* [Instructions for the task]:
Only the lines from the start of the entries through the line with "hbase) & 0xffffu;" are wanted; please output them exactly.

* [Exercise data]:
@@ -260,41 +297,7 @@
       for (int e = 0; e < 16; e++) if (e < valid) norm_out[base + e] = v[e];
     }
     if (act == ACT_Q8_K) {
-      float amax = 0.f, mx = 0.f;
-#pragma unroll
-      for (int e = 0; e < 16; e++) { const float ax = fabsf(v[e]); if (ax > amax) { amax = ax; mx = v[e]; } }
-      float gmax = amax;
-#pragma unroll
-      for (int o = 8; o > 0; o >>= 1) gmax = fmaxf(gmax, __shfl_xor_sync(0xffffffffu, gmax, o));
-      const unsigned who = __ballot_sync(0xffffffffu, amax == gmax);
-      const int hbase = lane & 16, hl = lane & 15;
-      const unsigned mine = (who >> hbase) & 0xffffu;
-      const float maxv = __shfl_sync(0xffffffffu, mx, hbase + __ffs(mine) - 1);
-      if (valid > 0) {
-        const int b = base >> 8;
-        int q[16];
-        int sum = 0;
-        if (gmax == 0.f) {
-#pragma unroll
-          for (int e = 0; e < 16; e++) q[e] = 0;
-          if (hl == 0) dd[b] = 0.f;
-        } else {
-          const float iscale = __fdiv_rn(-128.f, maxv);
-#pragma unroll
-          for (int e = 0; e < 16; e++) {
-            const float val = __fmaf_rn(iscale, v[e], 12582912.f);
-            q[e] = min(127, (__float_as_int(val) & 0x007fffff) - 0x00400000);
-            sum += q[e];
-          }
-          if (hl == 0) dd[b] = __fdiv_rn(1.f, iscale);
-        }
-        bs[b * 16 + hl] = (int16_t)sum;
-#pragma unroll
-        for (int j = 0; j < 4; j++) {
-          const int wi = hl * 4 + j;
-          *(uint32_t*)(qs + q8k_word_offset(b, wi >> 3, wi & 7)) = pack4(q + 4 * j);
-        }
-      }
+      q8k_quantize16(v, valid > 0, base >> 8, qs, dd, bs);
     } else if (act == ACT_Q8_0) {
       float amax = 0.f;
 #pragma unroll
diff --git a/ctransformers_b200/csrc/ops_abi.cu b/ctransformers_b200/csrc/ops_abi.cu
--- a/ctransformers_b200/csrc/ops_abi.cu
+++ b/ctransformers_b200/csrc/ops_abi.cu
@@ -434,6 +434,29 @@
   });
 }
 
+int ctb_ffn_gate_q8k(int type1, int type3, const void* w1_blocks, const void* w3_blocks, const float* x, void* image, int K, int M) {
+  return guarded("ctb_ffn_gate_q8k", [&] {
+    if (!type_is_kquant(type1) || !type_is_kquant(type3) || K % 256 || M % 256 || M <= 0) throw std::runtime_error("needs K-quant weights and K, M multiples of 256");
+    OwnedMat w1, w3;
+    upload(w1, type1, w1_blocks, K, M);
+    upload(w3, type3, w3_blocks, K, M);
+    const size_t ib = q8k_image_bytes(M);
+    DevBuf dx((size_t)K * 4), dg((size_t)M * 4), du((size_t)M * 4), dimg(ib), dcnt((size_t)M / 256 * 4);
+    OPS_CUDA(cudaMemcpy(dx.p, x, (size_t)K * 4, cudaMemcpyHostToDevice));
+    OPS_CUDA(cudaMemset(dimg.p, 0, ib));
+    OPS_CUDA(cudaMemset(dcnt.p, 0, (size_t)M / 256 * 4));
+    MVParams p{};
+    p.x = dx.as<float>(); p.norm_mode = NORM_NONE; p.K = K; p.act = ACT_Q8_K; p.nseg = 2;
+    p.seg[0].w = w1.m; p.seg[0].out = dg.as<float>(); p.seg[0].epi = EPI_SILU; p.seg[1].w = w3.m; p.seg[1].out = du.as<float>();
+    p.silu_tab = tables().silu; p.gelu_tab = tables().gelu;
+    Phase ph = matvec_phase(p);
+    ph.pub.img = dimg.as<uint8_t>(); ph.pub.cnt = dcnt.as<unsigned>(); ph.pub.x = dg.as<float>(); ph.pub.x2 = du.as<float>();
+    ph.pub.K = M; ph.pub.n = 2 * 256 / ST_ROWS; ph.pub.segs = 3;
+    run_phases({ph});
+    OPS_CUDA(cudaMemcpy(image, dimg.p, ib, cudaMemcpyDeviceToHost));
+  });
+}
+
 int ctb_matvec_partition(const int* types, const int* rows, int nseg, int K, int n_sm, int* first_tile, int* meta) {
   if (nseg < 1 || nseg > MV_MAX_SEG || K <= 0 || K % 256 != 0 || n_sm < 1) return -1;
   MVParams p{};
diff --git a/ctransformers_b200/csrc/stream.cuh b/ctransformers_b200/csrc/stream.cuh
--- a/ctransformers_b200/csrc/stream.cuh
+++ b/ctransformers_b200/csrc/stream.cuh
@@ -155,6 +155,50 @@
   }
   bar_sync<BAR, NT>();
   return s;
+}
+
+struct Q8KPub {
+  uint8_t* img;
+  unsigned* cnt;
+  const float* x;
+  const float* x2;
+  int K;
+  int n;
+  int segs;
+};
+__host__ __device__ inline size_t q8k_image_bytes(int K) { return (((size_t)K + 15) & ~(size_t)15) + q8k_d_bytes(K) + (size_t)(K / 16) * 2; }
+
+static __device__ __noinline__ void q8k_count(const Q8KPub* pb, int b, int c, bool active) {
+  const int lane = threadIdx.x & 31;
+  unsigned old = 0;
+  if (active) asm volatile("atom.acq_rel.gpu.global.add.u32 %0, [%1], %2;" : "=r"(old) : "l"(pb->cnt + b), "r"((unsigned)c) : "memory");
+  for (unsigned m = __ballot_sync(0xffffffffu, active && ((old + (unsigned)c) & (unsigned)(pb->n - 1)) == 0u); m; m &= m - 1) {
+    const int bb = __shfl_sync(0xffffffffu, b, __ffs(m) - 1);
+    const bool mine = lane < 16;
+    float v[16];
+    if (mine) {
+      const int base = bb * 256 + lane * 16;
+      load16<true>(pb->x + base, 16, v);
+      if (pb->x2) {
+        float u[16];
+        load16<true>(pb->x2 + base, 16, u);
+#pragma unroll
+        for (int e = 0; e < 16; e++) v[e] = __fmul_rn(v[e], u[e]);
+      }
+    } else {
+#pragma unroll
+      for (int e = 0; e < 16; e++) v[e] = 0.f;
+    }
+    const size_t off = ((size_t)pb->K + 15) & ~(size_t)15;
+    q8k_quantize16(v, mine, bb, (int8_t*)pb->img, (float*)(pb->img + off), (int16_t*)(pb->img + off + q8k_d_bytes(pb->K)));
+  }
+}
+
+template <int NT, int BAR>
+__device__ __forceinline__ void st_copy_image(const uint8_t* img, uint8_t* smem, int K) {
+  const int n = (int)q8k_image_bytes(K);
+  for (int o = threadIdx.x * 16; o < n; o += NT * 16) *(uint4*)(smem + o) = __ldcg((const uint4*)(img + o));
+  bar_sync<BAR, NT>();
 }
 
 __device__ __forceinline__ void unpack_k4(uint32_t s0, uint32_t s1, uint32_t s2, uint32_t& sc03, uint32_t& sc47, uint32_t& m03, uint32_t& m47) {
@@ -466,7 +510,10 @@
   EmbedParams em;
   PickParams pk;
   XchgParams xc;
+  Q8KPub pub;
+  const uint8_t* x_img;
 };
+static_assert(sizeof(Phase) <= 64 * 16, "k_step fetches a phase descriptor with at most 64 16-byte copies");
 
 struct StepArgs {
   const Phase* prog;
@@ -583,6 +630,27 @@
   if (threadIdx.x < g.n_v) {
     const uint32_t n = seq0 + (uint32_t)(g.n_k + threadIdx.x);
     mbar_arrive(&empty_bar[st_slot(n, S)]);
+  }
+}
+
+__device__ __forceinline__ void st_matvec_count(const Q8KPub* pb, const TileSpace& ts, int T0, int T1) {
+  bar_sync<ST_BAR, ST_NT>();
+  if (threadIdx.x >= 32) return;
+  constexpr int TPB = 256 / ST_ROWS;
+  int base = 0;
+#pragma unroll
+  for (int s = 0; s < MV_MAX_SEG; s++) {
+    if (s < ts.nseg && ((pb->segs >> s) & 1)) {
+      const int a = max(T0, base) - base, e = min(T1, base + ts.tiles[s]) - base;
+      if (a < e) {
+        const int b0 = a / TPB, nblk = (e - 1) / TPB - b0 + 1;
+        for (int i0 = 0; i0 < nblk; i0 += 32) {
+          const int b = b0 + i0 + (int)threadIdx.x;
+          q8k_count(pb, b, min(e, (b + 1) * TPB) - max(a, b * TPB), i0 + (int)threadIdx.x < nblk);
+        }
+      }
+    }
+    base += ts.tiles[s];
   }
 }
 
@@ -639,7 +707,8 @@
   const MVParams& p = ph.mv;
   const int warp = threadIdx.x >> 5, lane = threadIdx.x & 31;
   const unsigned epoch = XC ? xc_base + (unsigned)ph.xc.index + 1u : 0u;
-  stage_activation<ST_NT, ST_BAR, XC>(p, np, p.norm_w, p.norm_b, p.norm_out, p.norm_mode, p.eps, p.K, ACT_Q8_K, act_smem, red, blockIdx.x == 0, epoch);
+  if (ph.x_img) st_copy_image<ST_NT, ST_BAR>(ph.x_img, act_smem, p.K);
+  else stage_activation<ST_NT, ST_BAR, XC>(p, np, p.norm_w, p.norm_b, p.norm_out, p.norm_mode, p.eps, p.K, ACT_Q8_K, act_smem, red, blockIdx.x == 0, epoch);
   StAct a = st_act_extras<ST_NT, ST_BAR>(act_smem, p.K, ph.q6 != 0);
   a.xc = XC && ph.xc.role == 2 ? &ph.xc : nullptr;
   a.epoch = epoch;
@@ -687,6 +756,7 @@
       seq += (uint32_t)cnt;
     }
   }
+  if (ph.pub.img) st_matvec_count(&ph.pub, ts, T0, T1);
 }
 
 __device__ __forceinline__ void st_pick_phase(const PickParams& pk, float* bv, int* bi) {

* [Solution for this task]:
@@ -260,41 +297,7 @@
       for (int e = 0; e < 16; e++) if (e < valid) norm_out[base + e] = v[e];
     }
     if (act == ACT_Q8_K) {
-      float amax = 0.f, mx = 0.f;
-#pragma unroll
-      for (int e = 0; e < 16; e++) { const float ax = fabsf(v[e]); if (ax > amax) { amax = ax; mx = v[e]; } }
-      float gmax = amax;
-#pragma unroll
-      for (int o = 8; o > 0; o >>= 1) gmax = fmaxf(gmax, __shfl_xor_sync(0xffffffffu, gmax, o));
-      const unsigned who = __ballot_sync(0xffffffffu, amax == gmax);
-      const int hbase = lane & 16, hl = lane & 15;
-      const unsigned mine = (who >> hbase) & 0xffffu;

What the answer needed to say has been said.